I've been banging my head against a brick wall with this one for a few hours now.. RSA authentication was working ok on the existing 48k Directors but not on a new pair of 5100's that I took the opportunity to upgrade to FabOS 6.3.
Running a command such as ipaddrshow results in an error saying "Invalid Chassis Role"
Running userconfig --show
returns the following:
> userconfig --show
Account name: xxxxx
Description: RADIUS Account
Enabled: Yes
Password Last Change Date: Unknown (UTC)
Password Expiration Date: Not Applicable (UTC)
Locked: No
Home LF Role: admin
Role-LF List: admin: 128
No chassis permission
Home LF: 128
The key bit here is "No chassis permission." - but we knew that!
A quick google returned one result suggesting the following attributes need setting:
HomeLF
LFRoleList
ChassisRole
Well after a lot of pissing about with the brocade.dcf file we had created on the securID appliance.. I realised that what I actually need to do is pass these values across in the AVPair1 - 5 attribute..

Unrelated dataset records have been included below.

struct CombineArgs {
    const unsigned long long* b_key;
    const unsigned long long* b_val0;
    const unsigned long long* b_val1;
    const uint16_t* b_rel;
    const uint16_t* b_n;
    const uint32_t* b_cnt;
    int64_t capb;
    int32_t seg_log, np, sl;
    int32_t sub_major;
    const int32_t* rel2slot;
    const uint8_t* relfresh;
    int32_t stale;
    int64_t q_base;
    unsigned long long* key_table;
    unsigned long long* const* slot_base;
    int64_t stride;
    DevStatus* st;
    long long* prof;
};

__device__ __forceinline__ unsigned long long ident_of(int acc_kind) { return acc_kind == ACC_MIN_ORD ? ~0ull : 0ull; }

__device__ __forceinline__ unsigned long long carried_ord(unsigned long long raw, int kind) {
    switch (kind) {
        case FWA_MIN_I64: case FWA_MAX_I64: case FWA_MINBY_I64: case FWA_MAXBY_I64: return jm::ord_i64((int64_t)raw);
        case FWA_MIN_I32: case FWA_MAX_I32: return jm::ord_i64((int64_t)(int32_t)(uint32_t)raw);
        case FWA_MIN_F32: case FWA_MAX_F32:
            return jm::ord_bits64((uint64_t)__double_as_longlong((double)__uint_as_float((uint32_t)raw)));
        default: return jm::ord_bits64(raw);
    }
}

__device__ __forceinline__ double carried_f64(unsigned long long raw, int kind) {
    return (kind == FWA_SUM_F32 || kind == FWA_AVG_F32) ? (double)__uint_as_float((uint32_t)raw)
                                                         : __longlong_as_double((long long)raw);
// ... 67 lines not shown
            stale_range(a, s_lo_, s_hi_); \
            for (int r_ = max(s_lo_, lo + SL); r_ <= s_hi_; ++r_) if (a.relfresh[r_] == 2) ident_seg(r_); \
        } } while (0)
#define STALE_SIDE(NACC) do { \
        int s_lo_, s_hi_; \
        stale_range(a, s_lo_, s_hi_); \
        if (p == a.np - 1) stale_side<TH>(a, s_lo_, s_hi_, tid, NACC, kind_of); } while (0)

constexpr int kStragL = 256;
struct StragL {
    uint32_t g, n;
    int32_t rel, pad;
    unsigned long long x0, x1;
};

__device__ __forceinline__ uint32_t kswz(uint32_t s) { return s ^ (((s >> 5) & 3u) << 1); }


typedef __attribute__((address_space(1))) unsigned long long g_u64;
typedef const __attribute__((address_space(1))) unsigned long long* gc_u64_ptr;

constexpr int32_t kLeanEmpty = (int32_t)0x80000000;
constexpr int32_t kLeanForeign = (int32_t)0x80000001;
typedef int32_t lean_i4 __attribute__((ext_vector_type(4)));

__device__ __forceinline__ uint32_t kswz32(uint32_t s) { return s ^ (((s >> 6) & 1u) << 2); }

__device__ __forceinline__ int32_t lean_key_image(unsigned long long k) {
    if (k == kEmptyKey) return kLeanEmpty;
    const bool narrow = (int64_t)(int32_t)(uint32_t)k == (int64_t)k && (uint32_t)k - 0x80000000u > 1u;
    return narrow ? (int32_t)(uint32_t)k : kLeanForeign;
}

template <int BT>
__device__ __forceinline__ void lean_pin(const lean_i4* qa, const lean_i4* qb) {
    static_assert(BT >= 1 && BT <= 4, "batch size");
    if constexpr (BT == 1) asm volatile("" : : "v"(qa[0]), "v"(qb[0]));
    else if constexpr (BT == 2) asm volatile("" : : "v"(qa[0]), "v"(qb[0]), "v"(qa[1]), "v"(qb[1]));
    else if constexpr (BT == 3) asm volatile("" : : "v"(qa[0]), "v"(qb[0]), "v"(qa[1]), "v"(qb[1]), "v"(qa[2]), "v"(qb[2]));
    else asm volatile("" : : "v"(qa[0]), "v"(qb[0]), "v"(qa[1]), "v"(qb[1]), "v"(qa[2]), "v"(qb[2]), "v"(qa[3]), "v"(qb[3]));
}

__device__ __forceinline__ int32_t lean_match(const lean_i4& qa, const lean_i4& qb, int32_t kk) {
    int32_t t = -1;
    unsigned long long m0, m1, m2, m3, m4, m5, m6, m7;
    asm("v_cmp_eq_u32_e64 %8, %16, %17\n\t"
// ... 24 lines not shown
    const unsigned long long p = (unsigned long long)xlo * c1l;
    const uint32_t z1lo = (uint32_t)p;
    const uint32_t z1hi = (uint32_t)(p >> 32) + xlo * c1h + (s & (0u - 4u * c1l));
    const uint32_t ylo = z1lo ^ ((z1lo >> 27) | (z1hi << 5));
    const uint32_t yhi = z1hi ^ (z1hi >> 27);
    const unsigned long long q = (unsigned long long)ylo * c2l;
    const uint32_t z2lo = (uint32_t)q;
    const uint32_t z2hi = (uint32_t)(q >> 32) + __umul24(ylo, c2h) + __umul24(yhi, c2l);
    const uint32_t h = z2lo ^ ((z2lo >> 31) | (z2hi << 1));
    return h & smask & ~(uint32_t)(kBucket - 1);
}

template <bool kMax>
__device__ __forceinline__ int lean_wave_red(int v) {
    auto step = [](int x, int y) { return kMax ? max(x, y) : (int)min((uint32_t)x, (uint32_t)y); };
    v = step(v, __builtin_amdgcn_update_dpp(0, v, 0xB1, 0xf, 0xf, true));
    v = step(v, __builtin_amdgcn_update_dpp(0, v, 0x4E, 0xf, 0xf, true));
    v = step(v, __builtin_amdgcn_update_dpp(0, v, 0x141, 0xf, 0xf, true));
    v = step(v, __builtin_amdgcn_update_dpp(0, v, 0x140, 0xf, 0xf, true));
    return step(step(__builtin_amdgcn_readlane(v, 0), __builtin_amdgcn_readlane(v, 16)),
                step(__builtin_amdgcn_readlane(v, 32), __builtin_amdgcn_readlane(v, 48)));
}
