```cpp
__global__ void __launch_bounds__(kThreads)
fq_given_kernel(const float* __restrict__ x, float* __restrict__ y, int64_t n, int bits, int sym, int flags,
                const float* __restrict__ min_dev, const float* __restrict__ max_dev,
                const uint32_t* __restrict__ range_enc, double gmin, double gmax, int vec4) {
    if (min_dev) gmin = (double)min_dev[0];
    if (max_dev) gmax = (double)max_dev[0];
    if (range_enc) {
        gmin = (double)dec_ord(~range_enc[0]);
        gmax = (double)dec_ord(range_enc[1]);
    }
    const QParams p = make_qparams((float)gmin, (float)gmax, bits, sym != 0, flags | DFQ_GIVEN_RANGE, gmin, gmax);
    const int64_t stride = (int64_t)gridDim.x * blockDim.x;
    float q;
    if (vec4) {
        const int64_t n4 = n >> 2;
        for (int64_t i = (int64_t)blockIdx.x * blockDim.x + threadIdx.x; i < n4; i += stride) {
            const float4 v = reinterpret_cast<const float4*>(x)[i];
            float4 o;
            o.x = qdq_nan(v.x, p, q);
            o.y = qdq_nan(v.y, p, q);
            o.z = qdq_nan(v.z, p, q);
            o.w = qdq_nan(v.w, p, q);
            reinterpret_cast<float4*>(y)[i] = o;
        }
    } else {
        for (int64_t i = (int64_t)blockIdx.x * blockDim.x + threadIdx.x; i < n; i += stride)
            y[i] = qdq_nan(x[i], p, q);
    }
}

constexpr int64_t kFqSmall = 16384;

__global__ void __launch_bounds__(kThreads)
fq_tensor_small_kernel(const float* __restrict__ x, float* __restrict__ y, int64_t n, int bits, int sym, int flags) {
    __shared__ float smn[kThreads / kWave], smx[kThreads / kWave];
    float a = INFINITY, b = -INFINITY;
    for (int64_t i = threadIdx.x; i < n; i += kThreads) {
        const float v = x[i];
        a = fminf(a, v);
        b = fmaxf(b, v);
    }
    a = wave_min(a);
    b = wave_max(b);
    const int lane = threadIdx.x & (kWave - 1), w = threadIdx.x >> 6;
    if (lane == 0) {
        smn[w] = a;
        smx[w] = b;
    }
    __syncthreads();
// ... 908 lines not shown
```

Before: 1859.

## Prefetch first bias-correction row/column into LDS during expectation compute

Before the expectation computation, each wave in the bias-correction kernel issues asynchronous global-to-LDS loads for its first row or column of E, plus an early load of the old bias value. The loads then overlap with the expectation loop and are waited on before the barrier. The first loop iteration reads the prefetched LDS values instead of global memory. This aims to hide global load latency, at the cost of more complex control flow and reliance on the global_load_lds intrinsic and its waitcnt encoding.

```diff
diff --git a/data_free_quantization_amd/csrc/dfq_transform.hip b/data_free_quantization_amd/csrc/dfq_transform.hip
--- a/data_free_quantization_amd/csrc/dfq_transform.hip
+++ b/data_free_quantization_amd/csrc/dfq_transform.hip
@@ -182,57 +182,92 @@
 };
 
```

So I have ammended the /usr/local/RSASecurity/RSAAuthenticationManager/radius/brocade.dct file to read as follows now:
(I just edited this using vi - press I for insert mode.. edit the file then press esc to exit edit mode and then :wq to write and quit - I'm no vi expert so don't quote me on this)
###########################################################################
# brocade.dct -- Brocade Dictionary
###########################################################################
@radius.dct
MACRO Brocade-VSA(t,s) 26 [vid=1588 type1=%t% len1=+2 data=%s%]
ATTRIBUTE Brocade-Auth-Role Brocade-VSA(1,string) r
ATTRIBUTE Brocade-AVPairs1 Brocade-VSA(2,string) r
ATTRIBUTE Brocade-AVPairs2 Brocade-VSA(3,string) r
ATTRIBUTE Brocade-AVPairs3 Brocade-VSA(4,string) r
ATTRIBUTE Brocade-AVPairs4 Brocade-VSA(5,string) r
###########################################################################
# brocade.dct -- Brocade Dictionary
###########################################################################
After editing the file I restarted the RSA Services by running:
sudo /sbin/service rsaauthmgr restart
(be warned this can take a little while to restart all the services - Users may moan too if you dont tell them prior)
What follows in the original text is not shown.